While the Center cannot serve all LGBT youth and seniors in need, its new Campus is at least offering some respite from the cold reality of the Trump era. Additionally, when the new facility is completed, the Center intends to officially move its administrative headquarters to the new complex, turning the McDonald/Wright Building into a health and medical center. Over all, the Center expects to serve about 65,000 LGBT people in LA County.
The timing is ironic. The new modern complex is due to open on the Center’s 50th anniversary—and it’s providing services and fighting now as it did then.
The Gay Community Services Center (GCSC) was founded in 1969 by Don Kilhefner and Morris Kight and other lesbian and gay activists, some of whom were also part of the LA Chapter of the Gay Liberation Front (GLF). They rented a rambling Victorian building on Wilshire Boulevard where they espoused a post-Stonewall resistance movement and provided legal help for anti-Vietnam War protesters. They also provided peer rap groups, and testing and shots at the STD clinic.
At a time when homosexuality was a crime, the founders posted a huge sign announcing the facility as a “Gay” community services center. And according to co-founder Don Kilhefner, it was precisely the word “gay” that allowed them to incorporate as a non-profit in 1971. Government officials asked if their mission was to promote homosexuality. Tongue firmly in cheek, Kilhefner said they eschewed homosexuality (a government definition) and instead intended to raise gay awareness.
The GCSC social service mission also extended to housing gay homeless in four bungalows they called “Liberation” houses, and in 1973, they facilitated the founding of the Van Ness Recovery House and the Alcoholism Center for Women.
The Center moved to 1220 North Highland Avenue in Hollywood and in 1979, became one of the first organizations to recognize what became the AIDS crisis when regular visitors to the STD Clinic appeared with strange Kaposi Sarcoma spots or lingering flu, then disappeared, then died. Rep. Henry Waxman held the first federal hearing on AIDS in that building. Just as the Highland building became synonymous with the painful and hard fight against AIDS, the building at 1625 N. Schrader Boulevard—ironically, a former IRS headquarters—signaled new political and financial power, as did the cultural complex at The Village at Ed Gould Plaza.
The significance of the arc of history is not lost on LA LGBT Center CEO Lorri L. Jean.

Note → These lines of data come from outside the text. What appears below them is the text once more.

int dvp_ctx_create(int device, int width, int height, int num_images, dvp_ctx** out) {
	if (!out) return 1;
	*out = nullptr;
	if (width <= 0 || height <= 0 || num_images < 2 || num_images > DVP_MAX_IMAGES || width > 32767 || height > 32767) {
		g_create_error = "dvp_ctx_create: bad dimensions (2 <= num_images <= 32, sizes <= 32767: short2 pixel coordinates)";
		return 1;
	}
	{
		const unsigned long long pitch = ((unsigned long long)width + 2 * kImgPad + 63) / 64 * 64;
		if (pitch * ((unsigned long long)height + 2 * kImgPad) * 8ull >= (1ull << 32)) {
			g_create_error = "dvp_ctx_create: image too large (a padded row-pair plane must stay below 4 GiB)";
			return 1;
		}
	}
	dvp_ctx* c = new dvp_ctx();
	c->device = device; c->W = width; c->H = height; c->NI = num_images;
	c->no_images8 = getenv("DVP_NO_IMAGES8") != nullptr;
	c->no_images16 = getenv("DVP_NO_IMAGES16") != nullptr;
	if (const char* e = getenv("DVP_STRONG_SPLIT")) c->strong_split = atoi(e) != 0;
	if (const char* e = getenv("DVP_REFINE_LANES")) c->refine_lanes = atoi(e) != 0;
	if (const char* e = getenv("DVP_EVAL_ITEMS")) c->eval_items = atoi(e) != 0;
	if (const char* e = getenv("DVP_SWEEP_SPLIT")) { c->sweep_split = atoi(e) != 0; c->sweep_force = atoi(e) == 2; }
	if (const char* e = getenv("DVP_SWEEP_BAND_GB")) c->sweep_band_gb = atof(e);
	if (const char* e = getenv("DVP_WEAK_ANCHOR_TAB")) c->anchor_tab_off = atoi(e) == 0;
	if (const char* e = getenv("DVP_GN_WAVE")) c->gn_wave = atoi(e) != 0;
	if (const char* e = getenv("DVP_RANSAC_WAVE")) c->ransac_wave = atoi(e) != 0;
	if (const char* e = getenv("DVP_CAND_MASK")) c->cand_mask_mode = atoi(e) != 0 ? 1 : 0;
	if (const char* e = getenv("DVP_WEAK_PHASED")) c->weak_phased = atoi(e) != 0;
	if (const char* e = getenv("DVP_WEAK_PHASED_MIN")) c->weak_phased_min = atoi(e);
	if (const char* e = getenv("DVP_WEAK_RUNS")) {
		int g[4];
		if (sscanf(e, "%d,%d,%d,%d", &g[0], &g[1], &g[2], &g[3]) == 4)
			for (int i = 0; i < 4; ++i) c->weak_run[i] = g[i] < 1 ? 1 : g[i];
	}
	if (const char* e = getenv("DVP_WEAK_GROUPS")) {
		int g[4];
		if (sscanf(e, "%d,%d,%d,%d", &g[0], &g[1], &g[2], &g[3]) == 4)
			for (int i = 0; i < 4; ++i) c->weak_group[i] = g[i] < 1 ? 1 : (g[i] > kGrp ? kGrp : g[i]);
	}
	c->pitch = (width + 2 * kImgPad + 63) / 64 * 64;
	c->L = (size_t)width * height;
	auto fail = [&](int) { g_create_error = c->error; dvp_ctx_destroy(c); return 1; };
	if (set_device(c)) return fail(0);
	if (hipStreamCreateWithFlags(&c->stream, hipStreamNonBlocking) != hipSuccess) { c->error = "hipStreamCreate failed"; return fail(0); }
	if (hipStreamCreateWithFlags(&c->side, hipStreamNonBlocking) != hipSuccess || hipEventCreateWithFlags(&c->side_fork, hipEventDisableTiming) != hipSuccess ||
	    hipEventCreateWithFlags(&c->side_join, hipEventDisableTiming) != hipSuccess) { c->error = "hipStreamCreate failed"; return fail(0); }
	const size_t L = c->L, S = (size_t)num_images - 1, plane = (size_t)c->pitch * (height + 2 * kImgPad);
	int r = 0;
	r |= dalloc(c, &c->images, plane * num_images * 2);
	r |= dalloc(c, &c->images8, (size_t)img8_tiles_x(width) * img8_tiles_y(height) * 128 * num_images);
	r |= dalloc(c, &c->images8_flag, (size_t)1);
	r |= dalloc(c, &c->image_stage, plane * num_images);
	r |= dalloc(c, &c->cameras, (size_t)num_images);
	r |= dalloc(c, &c->views, (size_t)num_images);
	r |= dalloc(c, &c->planes, L);
	r |= dalloc(c, &c->planes_snap, L);
	r |= dalloc(c, &c->search_pos, L * 16);
	r |= dalloc(c, &c->fit_planes, L);
	r |= dalloc(c, &c->costs, L);
	r |= dalloc(c, &c->costs_snap, L);
	r |= dalloc(c, &c->selected_views, L + (size_t)width);
	r |= dalloc(c, &c->view_weight, L * 32);
	r |= dalloc(c, &c->weak_info, L);
	r |= dalloc(c, &c->weak_reliable, L);
	r |= dalloc(c, &c->weak_nearest_strong, L);
	r |= dalloc(c, &c->neighbours_map, L);
	r |= dalloc(c, &c->candidate, L * S * 8);
	r |= dalloc(c, &c->edge, L);
	r |= dalloc(c, &c->edge_bits, edge_bits_words(width, height));
	r |= dalloc(c, &c->strong_bits, edge_bits_words(width, height));
	r |= dalloc(c, &c->strong_bits_t, edge_bits_words(width, height));
	r |= dalloc(c, &c->edge_sat, (size_t)(sat_cells(width) + 1) * (sat_cells(height) + 1));
	r |= dalloc(c, &c->edge_neigh, L * 8);
	r |= dalloc(c, &c->label, L);
	r |= dalloc(c, &c->radius, L);
	r |= dalloc(c, &c->eval_counter, (size_t)1);
// ... 385 lines not shown
		if (t) (void)hipFree(t);
		c->weak_phased = false;
		fprintf(stderr, "dvp: no room for the phased weak update's hand-over buffers (%.2f GB); using the one-wave kernel\n", (double)cap * (sizeof(WeakRec) + 288 + 32 * S) / 1e9);
		sync_dev_struct(c);
		return 0;
	}
	c->allocs.push_back(r); c->allocs.push_back(t); c->allocs.push_back(e);
	c->weak_rec = (WeakRec*)r; c->weak_ctab = (f2*)t; c->weak_ev = (float*)e;
	c->weak_phase_alloc = cap;
	sync_dev_struct(c);
	return 0;
}
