+  for (u32 a = 0; a < 4; ++a) x[a] = ld16(&s[(s0 ^ (2 * a)) + 1024 * a]);
+}
+
+template <class O, bool KFAST_SRC>
+__global__ __launch_bounds__(512, 4) void fp_fft_tile_1024x4_tw2(TilePlan p, const elt_t* __restrict__ W, u32 wshift,
+                                                                 const elt_t* __restrict__ tw, u32 row_fast) {
+  extern __shared__ elt_t s[];
+  elt_t* const wl = s + 4096;
+  const u32 tid = threadIdx.x, j1 = __builtin_amdgcn_readfirstlane(tid >> 6);
+  u32 bx, by;
+  if (KFAST_SRC) {
+    bx = row_fast ? blockIdx.y : blockIdx.x;
+    by = row_fast ? blockIdx.x : blockIdx.y;
+  } else {
+    t4_xcd_order(p.nbatch >> 2, blockIdx.x, bx, by);
+  }
+  elt_t w0[7] = {}, w1[7];
+  {
+    const u32 c = KFAST_SRC ? tid >> 7 : tid & 3, kb = KFAST_SRC ? tid & 127 : tid >> 2;
+    const elt_t* src = p.src + (long long)by * p.src_row + (long long)bx * p.src_tile;
+    const u32 sk = (u32)p.sk, off = kb * sk + c * (u32)p.sc;
+    elt_t y[8], t[8];
+#pragma unroll
+    for (u32 a = 0; a < 8; ++a) y[a] = ld16(src + (off + 128 * a * sk));
+    if (KFAST_SRC) {
+      const elt_t* twt = tw + ((size_t)bx << 12);
+      const u32 toff = (c << 10) + kb;
+#pragma unroll
+      for (u32 a = 0; a < 8; ++a) t[a] = ld16(twt + (toff + 128 * a));
+    }
+    const elt_t wv = ld16(&W[(size_t)tid << wshift]);
+#pragma unroll
+    for (u32 m = 0; m < 7; ++m) {
+      w1[m] = ld16(&W[(size_t)t4w_tw_index<3>(j1, m) << wshift]);
+      if (m >= 4) w0[m] = ld16(&W[(size_t)t4w_tw_index<0>(0, m) << wshift]);
+    }
+#pragma unroll
+    for (u32 m = 0; m < 7; ++m) {
+      asm volatile("" : "+s"(w1[m].lo), "+s"(w1[m].hi));
+      if (m >= 4) asm volatile("" : "+s"(w0[m].lo), "+s"(w0[m].hi));
+    }
+    w0[2] = w0[5];
+    __builtin_amdgcn_sched_barrier(0);
+    if (KFAST_SRC) {
+#pragma unroll
+      for (u32 a = 0; a < 8; ++a) y[a] = T4Ops<O>::mul_tw(y[a], t[a]);
+    }
+    t4w_round0<O>(s, y, kb, c, w0);
+    st16(&wl[t4_wslot(tid)], wv);
+  }
+  __syncthreads();
+  t4w_round1<O>(s, tid, j1, w1);
+  __syncthreads();
+#pragma unroll
+  for (u32 g = 0; g < 2; ++g) t4w_round2<O>(s, tid + 512 * g, wl, W, wshift);
+  __syncthreads();
+  {
+    elt_t* dst = p.dst + (long long)by * p.dst_row + (long long)bx * p.dst_tile;
+    const u32 dk = (u32)p.dk, dc = (u32)p.dc;
+#pragma unroll
+    for (u32 g = 0; g < 2; ++g) {
+      const u32 e = tid + 512 * g, c = e & 3, j = e >> 2;
+      elt_t x[4];
+      t4w_round3_load(x, s, e);
+      t4_stages<O, 8, 2, false, KFAST_SRC ? T4_LAZY_OUT : T4_LAZY>(x, j, wl, W, wshift);
+#pragma unroll
+      for (u32 a = 0; a < 4; ++a) st16(dst + ((j + 256 * a) * dk + c * dc), x[a]);
+    }
+  }
 }
 
 struct LchTables {
@@ -511,7 +656,9 @@
                               (const void*)fp_fft_tile_1024x4_tws<Fp128Ops, false>,
                               (const void*)fp_fft_tile_1024x4_tws<Fp128Ops, true>,
                               (const void*)fp_fft_tile_1024x4_tws_canon<Fp128Ops, false>,
-                              (const void*)fp_fft_tile_1024x4_tws_canon<Fp128Ops, true>};
+                              (const void*)fp_fft_tile_1024x4_tws_canon<Fp128Ops, true>,
+                              (const void*)fp_fft_tile_1024x4_tw2<Fp128Ops, false>,
+                              (const void*)fp_fft_tile_1024x4_tw2<Fp128Ops, true>};
     for (const void* k : t4) LF_HIP(c, hipFuncSetAttribute(k, hipFuncAttributeMaxDynamicSharedMemorySize, 160 * 1024));
     LF_TRY(set_lds_limit_fp<F64x2Ops<true>>(c));
     LF_TRY(set_lds_limit_fp<F64x2Ops<false>>(c));
@@ -543,6 +690,7 @@
   int twside;
   bool other_plan;
   bool lazy;
+  bool r1wave;
   bool two_level;
   bool row_fast;
 };
@@ -555,6 +703,7 @@
     w.twside = num("LFGPU_FP_TWSIDE", 1);
     w.other_plan = getenv("LFGPU_FP_PERSIST") || getenv("LFGPU_FP_TILE1024");
     w.lazy = num("LFGPU_FP_LAZY", 1) != 0;
+    w.r1wave = num("LFGPU_FP_R1WAVE", 1) != 0;
     w.two_level = num("LFGPU_FP_TW", 0) == 2;
     w.row_fast = num("LFGPU_FP_ROWFAST", 1) != 0;
     return w;
@@ -617,8 +766,9 @@
     if (KFAST_SRC && (p.sk != 1 || p.sc != 1024 || p.src_tile != 4096)) return false;
     if (KFAST_SRC && (row_fast ? ncb : rows) > 65535) row_fast = !row_fast;
     const dim3 grid = !KFAST_SRC ? dim3(ncb * rows) : row_fast ? dim3(rows, ncb) : dim3(ncb, rows);
-    if (fp_switches().lazy) hipLaunchKernelGGL((fp_fft_tile_1024x4_tws<O, KFAST_SRC>), grid, dim3(512), lds, c->stream, p, W, wshift, tw, row_fast);
-    else hipLaunchKernelGGL((fp_fft_tile_1024x4_tws_canon<O, KFAST_SRC>), grid, dim3(512), lds, c->stream, p, W, wshift, tw, row_fast);
+    if (!fp_switches().lazy) hipLaunchKernelGGL((fp_fft_tile_1024x4_tws_canon<O, KFAST_SRC>), grid, dim3(512), lds, c->stream, p, W, wshift, tw, row_fast);
+    else if (fp_switches().r1wave) hipLaunchKernelGGL((fp_fft_tile_1024x4_tw2<O, KFAST_SRC>), grid, dim3(512), lds, c->stream, p, W, wshift, tw, row_fast);
+    else hipLaunchKernelGGL((fp_fft_tile_1024x4_tws<O, KFAST_SRC>), grid, dim3(512), lds, c->stream, p, W, wshift, tw, row_fast);
     return true;
   }
   return false;
diff --git a/longfellow-zk_amd/csrc/fp_tile_arith.h b/longfellow-zk_amd/csrc/fp_tile_arith.h
--- a/longfellow-zk_amd/csrc/fp_tile_arith.h
+++ b/longfellow-zk_amd/csrc/fp_tile_arith.h
@@ -108,41 +108,51 @@
   return FP_PACK(d0, d1, d2, d3);
 }
 
-#define FPT_MADW(acc, ov, x, y) \
-  asm("v_mad_u64_u32 %0, vcc, %2, %3, %0\n\ts_nop 1\n\tv_addc_co_u32 %1, vcc, 0, 0, vcc" : "+v"(acc), "=v"(ov) : "v"(x), "v"(y) : "vcc")
+#define FPT_MAD(C, acc, x, y) asm("v_mad_u64_u32 %0, vcc, %1, %2, %0" : "+v"(acc) : "v"(x), C(y) : "vcc")
+#define FPT_MADC(C, acc, ov, x, y) \
+  asm("v_mad_u64_u32 %0, vcc, %2, %3, %0\n\ts_nop 1\n\tv_addc_co_u32 %1, vcc, 0, %1, vcc" : "+v"(acc), "+v"(ov) : "v"(x), C(y) : "vcc")
+#define FPT_MADW(C, acc, ov, x, y) \
+  asm("v_mad_u64_u32 %0, vcc, %2, %3, %0\n\ts_nop 1\n\tv_addc_co_u32 %1, vcc, 0, 0, vcc" : "+v"(acc), "=v"(ov) : "v"(x), C(y) : "vcc")
 #define FPT_COL(tk, acc, ov) \
   tk = (u32)(acc);           \
   acc = ((acc) >> 32) | ((u64)(ov) << 32)
-
-__device__ __forceinline__ elt_t fpt_mul(elt_t a, elt_t b) {
+#define FPT_COLUMNS(C)                                                                                 \
+  asm("v_mad_u64_u32 %0, vcc, %1, %2, 0" : "=v"(acc0) : "v"(a0), C(b0) : "vcc");                       \
+  t0 = (u32)acc0;                                                                                      \
+  asm("v_mad_u64_u32 %0, vcc, %1, %2, %3" : "=v"(acc) : "v"(a0), C(b1), "v"(acc0 >> 32) : "vcc");      \
+  FPT_MADW(C, acc, ov, a1, b0);                                                                        \
+  FPT_COL(t1, acc, ov);                                                                                \
+  FPT_MAD(C, acc, a0, b2);                                                                             \
+  FPT_MADW(C, acc, ov, a1, b1);                                                                        \
+  FPT_MADC(C, acc, ov, a2, b0);                                                                        \
+  FPT_COL(t2, acc, ov);                                                                                \
+  FPT_MAD(C, acc, a0, b3);                                                                             \
+  FPT_MADW(C, acc, ov, a1, b2);                                                                        \
+  FPT_MADC(C, acc, ov, a2, b1);                                                                        \
+  FPT_MADC(C, acc, ov, a3, b0);                                                                        \
+  FPT_COL(t3, acc, ov);                                                                                \
+  FPT_MAD(C, acc, a1, b3);                                                                             \
+  FPT_MADW(C, acc, ov, a2, b2);                                                                        \
+  FPT_MADC(C, acc, ov, a3, b1);                                                                        \
+  FPT_COL(t4, acc, ov);                                                                                \
+  FPT_MAD(C, acc, a2, b3);                                                                             \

“As I stood in the midst of the construction site, surrounded by towering steel girders and watching donors sign the beam with such excitement, I realized that a number of us were on the verge of tears,” Jean tells the Los Angeles Blade. “We knew our Center was achieving another pioneering ‘first’ for our worldwide movement. It was as if the span of nearly 50 years of organizational history was condensed into that moment. For centuries, our people hid in the shadows. Then in 1971, the Center founders rented the first headquarters–an old clapboard house on Wilshire. They refused to hide, boldly putting our uncloseted name on the front for all to see (which some LGBTQ centers today are still afraid to do!). Now we’re in the final stretch of constructing the Anita May Rosenstein Campus which, combined with the Village, will occupy more than a city block. Moreover, it sits visibly and proudly along of our nation’s most iconic boulevards: the famed Route 66. We were teary-eyed because we knew not only that we were witnessing history being made, but that we were a part of it making it possible.”